## Your goal
The required result is every line of the records that includes "unsigned".

## Source records
# rohitgirdhar/AttentionalPoolingAction

Measured on AMD Instinct MI355X. Metric: images/sec attn-pool fwd+bwd, Nx14x14x2048, 393 classes, higher is better.
Workload: dtype f32; 1 GPU; cfg002 attentional-pooling head fwd + softmax-xent + bwd, per-GPU batch 32 x 14x14x2048 f32 features, K=393, M=1 (class-agnostic bottom-up map), dropout keep=0.2; X/dX rotated over 4 buffer sets (411 MB live); global_batch=32, parallelism=dp1, softmax_att=False, hip_graph=False, allreduce=none

## Files before the change

### attentionalpoolingaction_amd/csrc/apa_capi.hip

```cpp
#include <stdarg.h>
#include <stdio.h>

#include "../../include/apa_pose_cache.h"
#include "apa_internal.h"
#include "../../include/apa_clip_epoch.h"

namespace apa {

static thread_local char g_err[512] = "no error";

void set_error(const char* fmt, ...) {
  va_list ap;
  va_start(ap, fmt);
  vsnprintf(g_err, sizeof(g_err), fmt, ap);
  va_end(ap);
}

int hip_fail(hipError_t e, const char* what) {
  set_error("HIP error %d (%s) at %s", (int)e, hipGetErrorString(e), what);
  return APA_ERR_HIP;
}

__global__ void zero_words_kernel(uint32_t* __restrict__ p, size_t n) {
  const size_t stride = (size_t)gridDim.x * blockDim.x;
// ... 396 lines not shown
  if (d.ws_bytes < need) {
    set_error("%s: workspace too small (%zu < %zu = apa_attn_pool_rank_workspace_bytes)", fn, d.ws_bytes, need);
    return APA_ERR_WORKSPACE;
  }
  return APA_OK;
}

extern "C" size_t apa_attn_pool_rank_workspace_bytes(int N, int P, int C, int Ca, int K, int extra) {
  if (N <= 0 || P <= 0 || C <= 0 || Ca <= 0 || K <= 0 || extra < 1 || extra > APA_RANK_MAX - 1) return 0;
  return m1r_workspace_bytes(N, P, C, Ca, K, extra + 1);
}

static int rank_fwd_run(const PoolCall& d, const RankCall& rk, const M1Fwd& f) {
  M1Call c;
  const int rc = m1_call_fill(c, d, &f, nullptr);
  return rc != APA_OK ? rc : m1r_forward(c, rk, f);
}
static int rank_bwd_run(const PoolCall& d, const RankCall& rk, const M1Bwd& b) {
  M1Call c;
  const int rc = m1_call_fill(c, d, nullptr, &b);
  return rc != APA_OK ? rc : m1r_backward(c, rk, b);
}

extern "C" int apa_attn_pool_rank_fwd(const apa_rank_maps* rank, const void* X, const void* Xatt, const float* Wa,
                                      const float* ba, const float* Wt, const float* bt, float* logits, float* att,
                                      float* zsave, float* abar, void* ws, size_t ws_bytes, int N, int P, int C, int Ca,
                                      int K, int M, unsigned flags, float keep_prob, uint64_t seed, uint64_t offset,
                                      int dtype, void* stream) {
  const PoolCall d = pool_call({N, P, C, Ca, K, M, dtype}, flags, keep_prob, seed, offset, ws, ws_bytes, stream);
  const M1Fwd f{X, Xatt, Wa, ba, Wt, bt, logits, att, zsave, abar};
  RankCall rk = {};
  const int rc = rank_check("apa_attn_pool_rank_fwd", rank, d, &f, nullptr, &rk);
  return rc != APA_OK ? rc : rank_fwd_run(d, rk, f);
}

// ... 1143 lines not shown
```

### attentionalpoolingaction_amd/csrc/apa_internal.h

```cpp
#pragma once
#include <hip/hip_runtime.h>
#include <hip/hip_ext.h>
#include <stddef.h>
#include <stdint.h>
#include <stdlib.h>
#include <type_traits>

#include "../../include/apa.h"
#include "apa_colsum.h"
#include "apa_gather.h"

namespace apa {

void set_error(const char* fmt, ...);
int hip_fail(hipError_t e, const char* what);
int zero_fill(void* p, size_t bytes, hipStream_t st);

constexpr int APA_MAX_DEVICES = 64;
inline int current_device_slot() {
  int d = 0;
  if (hipGetDevice(&d) != hipSuccess || d < 0) d = 0;
  return d % APA_MAX_DEVICES;
}
template <typename T> struct PerDevice {
// ... 130 lines not shown
bool gemm_bf16_eligible(const GemmDesc& d);
int gemm_bf16_launch(const GemmDesc& d, int splits, int k_per_split, hipStream_t st);
bool gemm_bf16_twin_ok(const GemmDesc& d, int splits, int k_per_split);
bool gemm_bf16_zp_serves(const GemmDesc& d);
bool gemm_bf16_wide_serves(int M, int N, int K);
int gemm_bf16_wide_tile_rows(int M, int N, int K);
int gemm_bf16_mid_dropout(const void* A, long lda, const void* B, long ldb, void* C, long ldc, int M, int N,
                          int K, float inv_keep, const uint8_t* maskbits, hipStream_t st);

constexpr unsigned APA_PUBLIC_FLAGS = 0x3FFu;
constexpr unsigned APA_IFLAG_ATT_READY = 1u << 24;
constexpr unsigned APA_IFLAG_NO_ATT_WGRAD = 1u << 25;
constexpr unsigned APA_IFLAG_NO_DX = 1u << 26;
constexpr unsigned APA_IFLAG_FINALIZE_LAUNCH = 1u << 27;
constexpr unsigned APA_IFLAG_FOLD_TILE16 = 1u << 28;

struct M1Xent {
  const int64_t* labels = nullptr;
  float* loss = nullptr;
  float* G = nullptr;
  float gscale = 0.f, lscale = 0.f;
  bool done = false;
  bool deferred = false;
  float* logits = nullptr;
  float* probs = nullptr;
  int64_t* pred = nullptr;
  int kind = 0;
  const float* mlabels = nullptr;
  float pos_weight = 1.f;
  bool finished = false;
// ... 41 lines not shown
  int pool_bwd, bwd_w, bwd_pix;
  int fused, keep_bits, relu_input;
  int S, ppb, nblk, cw;
  int logits, logits_nv4, logits_nsub;
  int head, head_ug, head_mv;
  int gemv, reduce, rng_bump, cat_fwd, cat_bwd;
};
extern thread_local M1Trace* g_m1_trace;
inline M1Trace* m1_trace() { return g_m1_trace; }
struct M1FwdRoute {
  int folded;
  int launches;
};
extern thread_local unsigned g_m1_iflags;
extern thread_local M1FwdRoute g_m1_fwd_route;

enum M1Act { M1_ACT_ID = 0, M1_ACT_RELU = 1, M1_ACT_SOFTMAX = 2 };
struct M1Fwd {
  const void *X, *Xatt; const float *Wa, *ba, *Wt, *bt; float *logits, *att, *zsave, *abar; void* topdown = nullptr;
};
struct M1Bwd {
  const void *X, *Xatt; const float *Wa, *Wt, *bt, *att, *zsave, *abar, *G; void *dX, *dXatt; float *dWa, *dba, *dWt, *dbt;
};
struct M1Call {
  int N, P, C, Ca, K, dtype; unsigned flags; hipStream_t st; const CatFeat* cat;
  int act, pool_act;
  bool fused, train, rank1, ext, relu_input, no_dx, small, gemv2;
  M1Pool pool; M1Plan pl;
  float *pacc, *pstat, *pdwa, *pdba, *dz, *dzatt, *gemm_ws, *cat_e;
  float* sn;
  uint8_t* maskbits;
  const uint8_t* maskbits_in;
  RngKeyArgs key; float inv_keep; uint64_t* bump;
  const float* ex; float exs;
  hipEvent_t ev0, ev1, td_ready, grad_ready;
  bool gather; int T; M1Gather ga;
};
inline int64_t* m1_gathered_labels(void* ws, const M1Plan& pl) {
  return reinterpret_cast<int64_t*>(static_cast<char*>(ws) + pl.off_pdwa);
}
int m1_call_fill(M1Call& c, const PoolCall& d, const M1Fwd* f, const M1Bwd* b, const M1Xent* xf = nullptr);
int m1_forward(const M1Call& c, const M1Fwd& io, M1Xent* xf = nullptr);
int m1_backward(const M1Call& c, const M1Bwd& io, const M1Xent* xf = nullptr);
bool m1_supported(int C, int Ca, int dtype, bool fused);
bool m1_no_dx_supported(int C, int dtype, bool train);
template <typename F> inline int m1_fused_train(bool fused, bool train, F&& go) {
  if (fused) return train ? go(std::true_type{}, std::true_type{}) : go(std::true_type{}, std::false_type{});
  return train ? go(std::false_type{}, std::true_type{}) : go(std::false_type{}, std::false_type{});
}
template <typename Fn> inline int m1_pool_form(const M1Call& c, Fn&& go) {
  if (c.gather) return m1_fused_train(c.fused, c.train, [&](auto F, auto TR) { return go(F, TR, std::true_type{}); });
  return m1_fused_train(c.fused, c.train, [&](auto F, auto TR) { return go(F, TR, std::false_type{}); });
// ... 35 lines not shown
int m1r_forward(const M1Call& c, const RankCall& rk, const M1Fwd& io);
int m1r_backward(const M1Call& c, const RankCall& rk, const M1Bwd& io);
bool m1_cat_supported(int J);
int m1_cat_forward(const M1Call& c, const M1Fwd& io);
int m1_cat_backward(const M1Call& c, const M1Bwd& io);

bool m1_small_supported(int C, int K);
inline bool m1_small_route_ok(int C, int K, const float* G, const float* Wt, const float* zsave, bool any_ck = false) {
  return (any_ck || m1_small_supported(C, K)) && (((uintptr_t)G | (uintptr_t)Wt | (uintptr_t)zsave) & 15) == 0;
}
int m1_bwd_small(const float* G, const float* Wt, const float* zsave, const float* abar,
                 const float* bt, float* dz, float* dWt, float* dbt, float* sn, int N, int C, int K,
                 hipStream_t st);
bool m1_logits2_supported(int C, int K);
size_t m1_logits2_ws_bytes(int N, int C, int K);
struct M1Fold { const float* pacc; const float* pstat; int S, P; };
bool m1_logits2_fold_supported(int N, int C, int S);
int m1_logits2(float* z, const float* Wt, float* abar, const float* bt, float* logits,
               float* part_ws, int N, int C, int K, hipStream_t st, const M1Fold* fold = nullptr);
int m1_logits2_partials(float* z, const float* Wt, float* part_ws, int N, int C, int K, hipStream_t st,
                        const M1Fold* fold, int* nparts);
bool m1_logits_ml_supported(int N, int C, int K);
int m1_logits2_ml(float* z, const float* Wt, float* abar, const float* bt, const M1Xent& xf, float* logits,
                  float* part_ws, int N, int C, int K, hipStream_t st, const M1Fold* fold);
int ml_loss_rows(int kind, const float* labels, float pos_weight, const float* logits, float* loss, float* G, int N,
                 int K, float wt, float grad_scale, hipStream_t st);
int clip_loss_finish(const float* x, const float* dws, float* loss, float* dw, float* db, int B, int rows, int K,
                     float lscale, hipStream_t st);
int clip_scores_launch(const char* fn, int kind, const float* logits, const float* w, const float* b,
                       const int64_t* labels, float* pooled, float* tatt, float* scores, int64_t* pred, float* loss,
                       int B, int F, int K, hipStream_t st);
bool m1_bwd_head_supported(int N, int C, int K);
// ... 157 lines not shown
```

## Output below
                                      int K, int M, unsigned flags, float keep_prob, uint64_t seed, uint64_t offset,
constexpr unsigned APA_PUBLIC_FLAGS = 0x3FFu;
constexpr unsigned APA_IFLAG_ATT_READY = 1u << 24;
constexpr unsigned APA_IFLAG_NO_ATT_WGRAD = 1u << 25;
constexpr unsigned APA_IFLAG_NO_DX = 1u << 26;
constexpr unsigned APA_IFLAG_FINALIZE_LAUNCH = 1u << 27;
constexpr unsigned APA_IFLAG_FOLD_TILE16 = 1u << 28;
extern thread_local unsigned g_m1_iflags;
  int N, P, C, Ca, K, dtype; unsigned flags; hipStream_t st; const CatFeat* cat;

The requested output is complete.